This isn't the be-all and end-all of my thoughts of my own political evolution. I'll comment some more as I think of them (in between cleaning for rent inspection)
Politicians are often not bourgeois, and act more as labor-aristocratic agents of the bourgeois much like corporate lawyers, accountants, real estate agents, financial analysts, police, etc.
It’s definitely a liberal axiom that the people actually making decisions are the same ones as the ones giving speeches on TV, but this is just false. They actually believe US politicians wield any power at all, and thus they can make reforms within the political apparatus using their “representatives” as a tool.

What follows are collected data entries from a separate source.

+                s_rc[j] = (pl < 9 && row < IY) ? YX::pack(row, 4 * pc) : YX::kNever;
+                s_on[j] = p < 9 * PPP;
+            }
         } else {
             const int it = i - NI_LAT;
             const int p = it * 64 + lane, pl = p / TD_PPP, r = p - pl * TD_PPP, row = r / TD_LPR, pc = r - row * TD_LPR;
             s_rel[j] = pl * td_vol + row * tdW + 4 * pc;
             s_rc[j] = row | (4 * pc) << 8 | ((i < NI && pl < 32) ? 3 << 16 : 0);
-        }
+            if constexpr (LV2) {
+                s_rc[j] = (i < NI && pl < 32) ? YX::pack(row, 4 * pc) : YX::kNever;
+                s_on[j] = true;
+            }
+        }
+        if constexpr (LV2) s_rel[j] *= 4;
     }
     auto stage = [&](const Tile& t, float* dst) {
         if (DMVS_WKO & 1) return;
         const int lat0 = t.z * plane + (t.oy0 - 1) * a.W + t.ox0 - 4, td0 = t.z * td_plane + ((t.oy0 >> 1) - 1) * tdW + (t.ox0 >> 1) - 4;
+        if constexpr (LV2) {
+            unsigned yl, yh, xl, xh;
+            tile_box(t.oy0 - 1, IY, a.H, yl, yh);
+            tile_box(t.ox0 - 4, IXP, a.W, xl, xh);
+            const unsigned lat_lo = YX::pack(yl, xl), lat_hg = YX::pack_hi(yh, xh);
+            tile_box((t.oy0 >> 1) - 1, 10, tdH, yl, yh);
+            tile_box((t.ox0 >> 1) - 4, TD_IXP, tdW, xl, xh);
+            const unsigned td_lo = YX::pack(yl, xl), td_hg = YX::pack_hi(yh, xh);
+            const unsigned lat0b = (unsigned)lat0 * 4u, one0b = (unsigned)(lat0 - t.z * plane) * 4u, td0b = (unsigned)td0 * 4u;
+#pragma unroll
+            for (int j = 0; j < NJ; ++j) {
+                const int i = wave + 8 * j;
+                if (i >= NI) break;
+                if (i < NI_LAT) {
+                    const bool one = i >= 8 * PPP / 64;
+                    const unsigned off = YX::in_range((unsigned)s_rc[j], lat_lo, lat_hg) ? (unsigned)s_rel[j] + (one ? one0b : lat0b) : kInvalid;
+                    if (s_on[j]) {
+                        if (one) __builtin_amdgcn_raw_ptr_buffer_load_lds(rs_one, (lds_ptr_t)(dst + i * 256), 16, off, 0, 0, 0);
+                        else __builtin_amdgcn_raw_ptr_buffer_load_lds(rs_lat, (lds_ptr_t)(dst + i * 256), 16, off, 0, 0, 0);
+                    }
+                } else {
+                    const unsigned off = YX::in_range((unsigned)s_rc[j], td_lo, td_hg) ? (unsigned)s_rel[j] + td0b : kInvalid;
+                    __builtin_amdgcn_raw_ptr_buffer_load_lds(rs_td, (lds_ptr_t)(dst + LAT_F + (i - NI_LAT) * 256), 16, off, 0, 0, 0);
+                }
+            }
+            return;
+        }
 #pragma unroll
         for (int j = 0; j < NJ; ++j) {
             const int i = wave + 8 * j;
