#if defined(__HIP_DEVICE_COMPILE__)
LDPC_HD uint32_t ldpc_perm(uint32_t s0, uint32_t s1, uint32_t sel) { return __builtin_amdgcn_perm(s0, s1, sel); }
LDPC_HD uint32_t ldpc_alignbyte(uint32_t hi, uint32_t lo, uint32_t sh) { return __builtin_amdgcn_alignbyte(hi, lo, sh); }
LDPC_HD uint32_t ldpc_umulhi(uint32_t a, uint32_t b) { return __umulhi(a, b); }
#else
LDPC_HD uint32_t ldpc_perm(uint32_t s0, uint32_t s1, uint32_t sel)
{
  const uint64_t src = ((uint64_t)s0 << 32) | s1;
  uint32_t r = 0;
  for (int i = 0; i < 4; i++) {
    const uint32_t s = (sel >> (8 * i)) & 0xff;
    const uint32_t b = s <= 7 ? (uint32_t)((src >> (8 * s)) & 0xff) : (s == 0x0c ? 0u : 0xffu);
    r |= b << (8 * i);
  }
  return r;
}
LDPC_HD uint32_t ldpc_alignbyte(uint32_t hi, uint32_t lo, uint32_t sh)
{
  return (uint32_t)(((((uint64_t)hi) << 32) | lo) >> (8 * (sh & 3)));
}
LDPC_HD uint32_t ldpc_umulhi(uint32_t a, uint32_t b) { return (uint32_t)(((uint64_t)a * b) >> 32); }
#endif

LDPC_HD ldpc_v2i ldpc_as_v2i(uint32_t x) { return __builtin_bit_cast(ldpc_v2i, x); }
LDPC_HD ldpc_v2u ldpc_as_v2u(uint32_t x) { return __builtin_bit_cast(ldpc_v2u, x); }
LDPC_HD uint32_t ldpc_u2u32(ldpc_v2u x) { return __builtin_bit_cast(uint32_t, x); }
LDPC_HD ldpc_v2u ldpc_splatu(unsigned v) { return (ldpc_v2u){(unsigned short)v, (unsigned short)v}; }
LDPC_HD ldpc_v2u ldpc_pminu(ldpc_v2u a, ldpc_v2u b) { return __builtin_elementwise_min(a, b); }
LDPC_HD ldpc_v2u ldpc_pmaxu(ldpc_v2u a, ldpc_v2u b) { return __builtin_elementwise_max(a, b); }
#define LDPC_KEY_NEUTRAL 0xfbffu
LDPC_HD ldpc_v2u ldpc_pmin3_keys(ldpc_v2u a, ldpc_v2u b, ldpc_v2u c)
{
#if defined(__HIP_DEVICE_COMPILE__)
  uint32_t r;
  asm("v_pk_maximum3_f16 %0, %1, %2, %3" : "=v"(r) : "v"(__builtin_bit_cast(uint32_t, a)), "v"(__builtin_bit_cast(uint32_t, b)),
      "v"(__builtin_bit_cast(uint32_t, c)));
  return __builtin_bit_cast(ldpc_v2u, r);
#else
  return __builtin_elementwise_min(__builtin_elementwise_min(a, b), c);
#endif
}
LDPC_HD uint32_t ldpc_as_u32(ldpc_v2i x) { return __builtin_bit_cast(uint32_t, x); }
LDPC_HD ldpc_v2i ldpc_splat(int v) { return (ldpc_v2i){(short)v, (short)v}; }
LDPC_HD ldpc_v2i ldpc_pmin(ldpc_v2i a, ldpc_v2i b) { return __builtin_elementwise_min(a, b); }
LDPC_HD ldpc_v2i ldpc_pmax(ldpc_v2i a, ldpc_v2i b) { return __builtin_elementwise_max(a, b); }
LDPC_HD ldpc_v2i ldpc_unpack_lo(uint32_t w) { return ldpc_as_v2i(ldpc_perm(0u, w, 0x0c010c00u)); }
LDPC_HD ldpc_v2i ldpc_unpack_hi(uint32_t w) { return ldpc_as_v2i(ldpc_perm(0u, w, 0x0c030c02u)); }
LDPC_HD uint32_t ldpc_pack4(ldpc_v2i lo, ldpc_v2i hi) { return ldpc_perm(ldpc_as_u32(hi), ldpc_as_u32(lo), 0x06040200u); }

The cold hard fact of the matter is that individual US politicians only stay in their positions as long as they are serving the interests of the actual monied decision makers, otherwise they get the boot. Thus it is actually impossible to reform a Liberal bourgeois system from within short of a highly organized mass movement that entirely changes the composition of the political classes and wields labor power as a cudgel (such as we saw in Venezuela and Bolivia). The actual system of power does not have inputs from the political theater, it has inputs from capital.
I would argue the Venezuelan/Bolivian strategy is only viable for a nation that is on the receiving end of imperialist attacks, as it requires a coalition with national bourgeois. Within an imperialist nation the national bourgeois’s interests are aligned with the international bourgeoise so it won’t get very far at all.